Living in the era of antibiotics, we find it difficult to imagine the simultaneous deaths of siblings, parents, relatives, and friends. As if by a flash of grim light, Indian villages became societies of widows, widowers, and orphans; parents lost their children, and children were suddenly alone. Rare is the human spirit that remains buoyant in a holocaust. “My people have been so unhappy for so long they wish to disincrease, rather than to multiply,” a Paiute woman wrote in 1883. A Lakota winter count memorialized the year 1784 with a stark image: a pox-scarred man, alone in a tipi, shooting himself.
Disease not only shattered the family bonds that were the underlying foundation of Indian societies, it wiped out the political superstructure at the top. King Liholiho Kamehameha II and Queen Kamamalu of Hawai‘i visited Great Britain on a diplomatic mission in 1824. While staying in a posh London hotel and attending the theater in the English king’s own box, the royal couple and most of the rest of their party came down with measles. It killed the queen on July 8. The grieving king died six days later, at the age of twenty-seven. The death of the royal couple ushered in a time of social chaos. It was as catastrophic for Hawai‘i as the death of Wayna Qhapaq for Tawantinsuyu.

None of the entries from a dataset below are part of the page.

## Fold embedding into first GCL edge projections for v3 path

Precomputes on the host the product of the first GCL layer's edge-MLP input weights with the embedding weights and bias, stored in a new entry block. For the v3 path the embedding loop also computes these fused P and Q projections directly from the raw input features and writes them to LDS, so the separate stream_phase that previously projected h is skipped. The weight staging for the first pass is now always issued and waited on with dma_wait. This adds extra per-thread FMAs and registers in the embedding loop, and changes rounding because the folded matrices are formed in double on the host.

New measurement: 574.8 (median of 6 runs). No clear change (+0.4%).

```diff
diff --git a/difflinker_amd/csrc/egnn_fc.hip b/difflinker_amd/csrc/egnn_fc.hip
--- a/difflinker_amd/csrc/egnn_fc.hip
+++ b/difflinker_amd/csrc/egnn_fc.hip
@@ -1653,7 +1653,7 @@
     const int w = __builtin_amdgcn_readfirstlane(tid >> 6);
     const int lane = tid & 63;
     const bool v3 = (PREC != 0) && !TEAM && nown > 32;
-    if (tid == 0) { v.misc[CX_PASS] = v3 ? -1 : 0; v.misc[CX_PAR] = 0; v.misc[CX_V3] = v3 ? 1 : 0; }
+    if (tid == 0) { v.misc[CX_PASS] = 0; v.misc[CX_PAR] = 0; v.misc[CX_V3] = v3 ? 1 : 0; }
     if (tid < 8) reinterpret_cast<int*>(v.A - L_A + L_PROG)[tid] = 0;
     if (!TEAM && tid < HID) (v.A - L_A + L_ZROW)[tid] = 0.0f;
     prof_event(pf, w, lane, 1);
@@ -1662,17 +1662,20 @@
         __syncthreads();
     }
     const NextPass first = {wp + OFF_BLOCKS, false};
-    if (!v3) stage_next(v, first, w, tid);
+    stage_next(v, first, w, tid);
     if (tid < 4 * nown) {
         const int l = tid >> 2, k = tid & 3, a = rank + l * S;
         const float xv = (k < 3) ? v.z[l * DMAX + k] : 0.0f;
         v.xs[4 * a + k] = xv;
         v.x0[4 * a + k] = xv;
     }
+    unsigned x2_entry;
     {
+        static_assert(NMAX <= 64, "a wave holds every atom of a molecule");
+        const int a = TEAM ? tid : lane;
         float n2 = 0.0f;
-        if (tid < nown) {
-            const float x0 = v.z[tid * DMAX], x1 = v.z[tid * DMAX + 1], x2 = v.z[tid * DMAX + 2];
+        if (a < nown) {
+            const float x0 = v.z[a * DMAX], x1 = v.z[a * DMAX + 1], x2 = v.z[a * DMAX + 2];
             n2 = x0 * x0 + x1 * x1 + x2 * x2;
         }
         const unsigned b = wave_max_u32(__float_as_uint(n2));
@@ -1680,6 +1683,7 @@
             if (TEAM) lds_max_u32(&v.fmax[FM_XOWN], b);
             else { lds_max_u32(&v.fmax[FM_X2], b); lds_max_u32(&v.fmax[FM_X02], b); }
         }
+        x2_entry = b;
     }
     {
         const int f = tid & (HID - 1);
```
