static int score_forward_impl(ddk_ctx* ctx, ddk_complex* cx, int B, const float* lig_pos, const StepParams& sp,
                              float* tr_out, float* rot_out, float* tor_out, hipStream_t s, HeadArgs* defer_post = nullptr) {
  const ddk_config& c = ctx->cfg;
  Model* M = (Model*)ctx->model;
  const int n_lig = cx->n_lig, n_rec = cx->n_rec;
  const int64_t N = (int64_t)B * (n_lig + n_rec);
  const bool patched = c.latent_dim > 0 && ctx->layer0_dedup && !c.deterministic && cx->patch_off >= 0 && cx->pre != nullptr &&
                       ctx->conv[0].wn != nullptr && c.num_conv_layers > 1;
  const bool dedup = ((c.latent_dim == 0 && ctx->layer0_dedup) || patched) && B > 1 && cx->E_rr > 0;
  if (c.latent_dim > 0 && (!cx->lig_latent || !cx->rec_latent))
    return fail(ctx, DDK_ERR_STATE, "latent-conditioned model: call ddk_set_latents before the forward");
  if (dedup && patched && (cx->latent_dirty || cx->patch_B != B)) {
    PatchArgs P;
    P.rec_latent = cx->rec_latent; P.rr_start = cx->rr_start; P.rr_outdeg = cx->rr_outdeg; P.rr_dst = cx->rr_dst;
    P.B = B; P.n_lig = n_lig; P.n_rec = n_rec; P.E_rr = cx->E_rr; P.latent_dim = c.latent_dim; P.patch_off = cx->patch_off;
    P.rr_mask = cx->rr_mask; P.patch_cnt = cx->patch_cnt; P.info = cx->info; P.e_src = cx->e_src; P.e_dst = cx->e_dst; P.e_aux = cx->e_aux;
    CK(launch_disco_patch(P, s), "layer-0 patch group");
    cx->latent_dirty = false; cx->patch_B = B;
  }
  const bool prune = ctx->prune && !cx->keep_rec && cx->E_rr > 0;
  const int mirror = graph_cross_mirror_fits(n_lig, n_rec);
  CK(build_graph(ctx, cx, B, lig_pos, sp.cross_cutoff, prune, dedup, s, (dedup && patched) ? cx->patch_off : -1, mirror), "graph build");
  EdgeFeatArgs F;
  F.cross_mirror = mirror;
  F.lig_pos = lig_pos; F.rec_pos = cx->rec_pos; F.bond_attr = cx->bond_attr; F.rr_pre1 = cx->rr_pre1; F.rr_sh = cx->rr_sh;
  F.e_src = cx->e_src; F.e_dst = cx->e_dst; F.e_aux = cx->e_aux; F.info = cx->info; F.e_emb = cx->e_emb; F.e_sh = cx->e_sh;
  F.lig = M->dev.lig_edge; F.rec = M->dev.rec_edge; F.cross = M->dev.cross_edge; F.sp = sp;
  F.n_lig_total = B * n_lig; F.n_rec = n_rec; F.n_shared = dedup ? cx->E_rr : 0;
  F.g2_live_only = (dedup && prune && c.num_conv_layers == 5) ? 1 : 0;
  F.patch_off = (dedup && patched) ? cx->patch_off : -1;
  F.latent_dim = c.latent_dim; F.lig_latent = cx->lig_latent; F.rec_latent = cx->rec_latent; F.unconditional = cx->unconditional;
  const int64_t cap_b = (int64_t)B * ((int64_t)cx->M + (int64_t)n_lig * LIG_CAP + 2LL * n_lig * n_rec + cx->E_rr) + cx->E_rr;
  const int64_t feat_cap = (cap_b < cx->edge_cap ? cap_b : cx->edge_cap) + (F.patch_off >= 0 ? (int64_t)B * cx->E_rr + 256 : 0);
  float* xin = cx->xa;
  float* xout = cx->xb;
  NodeEmbedArgs NE_;
  NE_.lig_static = cx->lig_node_static; NE_.rec_static = cx->rec_node_static; NE_.sp = sp; NE_.B = B; NE_.n_lig = n_lig; NE_.n_rec = n_rec;
  NE_.x = xin; NE_.lig_latent = cx->lig_latent; NE_.rec_latent = cx->rec_latent; NE_.lig_w_lat = M->dev.lig_w_lat; NE_.rec_w_lat = M->dev.rec_w_lat;
  NE_.lig_unc = M->dev.lig_node_unc; NE_.rec_unc = M->dev.rec_node_unc; NE_.unconditional = cx->unconditional; NE_.latent_dim = c.latent_dim;
  const bool split = ctx->conv[0].wn != nullptr && cx->pre != nullptr;
  const bool recv_only = split && ctx->conv[0].sender_in_gemm1;
  const int role_mask = recv_only ? 0x3 : 0xF;
  if (split) {
    NodePreArgs PA = {};
// ... 7 lines not shown
  if (!cx->sum_clean) {
    CK(hipMemsetAsync(cx->sum, 0, (size_t)cx->max_batch * (n_lig + n_rec) * XW * sizeof(float) * (c.deterministic ? 2 : 1), s), "memset sum");
    CK(hipMemsetAsync(cx->sum_rr0, 0, (size_t)n_rec * XW * sizeof(float), s), "memset sum_rr0");
  }
  cx->sum_clean = false;
  bool rr0_dirty = false;
  const int NL = c.num_conv_layers;
  int32_t* prof_slot = nullptr;
  if (ctx->prof && ctx->prof_slots + 1 <= ctx->prof_cap) prof_slot = ctx->prof_edges + (size_t)PROF_INTS * ctx->prof_slots;
  for (int l = 0; l < NL; ++l) {
    const ConvLayerDev& L = ctx->conv[l];
    ConvLaunch a;
    a.x = xin; a.src = cx->e_src; a.dst = cx->e_dst; a.edge_attr = cx->e_emb; a.sh = cx->e_sh; a.sum = cx->sum;
    a.tile_info = cx->info; a.counter = cx->info + I_CNT + (l % 8); a.gather = 1;
    a.pre = split ? cx->pre : nullptr;
    const bool lig_only = (l == NL - 1 && !cx->keep_rec);
    const bool shared0 = dedup && l == 0;
    int tab = TAB_ALL;
    if (shared0) tab = TAB_SHARED;
    else if (prune && l == NL - 2) tab = TAB_A;
    else if (prune && l == NL - 3) tab = TAB_B;
    else if (prune && l == NL - 4) tab = TAB_C;
    a.gbeg = cx->info + I_TAB + 8 * tab; a.gend = a.gbeg + 4;
    a.n_groups = 4; a.n_active = lig_only ? 2 : 4; a.n_slots = 1; a.slots = 0;
    if (shared0 && patched) {
      a.gbeg = cx->info + I_TABX; a.gend = a.gbeg + 5; a.n_groups = 5; a.n_active = 5; a.wmap = 0x23210ull;
    }
    if (c.deterministic) {
      a.n_slots = 2; a.slots = (0u) | (1u << 2) | (0u << 4) | (1u << 6);
      a.part = cx->part; a.edge_bound = cap_b;
// ... 839 lines not shown
  hipError_t e = launch_debug_axis_angle(aa, n, R_out, (hipStream_t)stream);
  return e == hipSuccess ? DDK_OK : hip_fail(ctx, e, "debug axis angle");
}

A particularly poignant loss occurred in the summer of 1701, when the leaders of forty native nations convened in Montreal to negotiate an end to decades of war among themselves and the French. Death stalked the congress in the form of influenza. By then the Indians of the Northeast knew such diseases all too well: sickness had carried off so many members of the Haudenosaunee that the alliance was forced to replenish itself by adopting abductees and prisoners of war. At the time of the conference at least a quarter of the Haudenosaunee were former captives. At great personal risk, many Indian leaders attended the conference even after they knew that influenza was in Montreal. Dozens died. Among them was the Huron leader Kondiaronk, a famed orator who had, more than any other, convened the gathering as a last-ditch effort to avoid internecine conflict. His b
ody was placed on a bed of beaver pelts, covered by a scarlet cloth, and surrounded by a copper pot, a rifle, and a sword. In their diversity, the objects symbolized the peaceful mixing of cultures that Kondiaronk hoped lay in the future.
Nobody knows how many died during the pandemics of the 1770s and 1780s, but even if one had a number it wouldn’t begin to tally the impact. Disease turned whole societies to ash. Six Cree groups in western Canada disappeared after 1781; the Blackfoot nation, blasted by smallpox, sent peace emissaries to Shoshone bands, only to find that all had vanished. “The country to the south was empty and silent,” Calloway wrote. So broken were the Omaha by disease that according to tradition they launched a deliberately suicidal attack against their enemies. Those who did not die quit their villages and became homeless wanderers.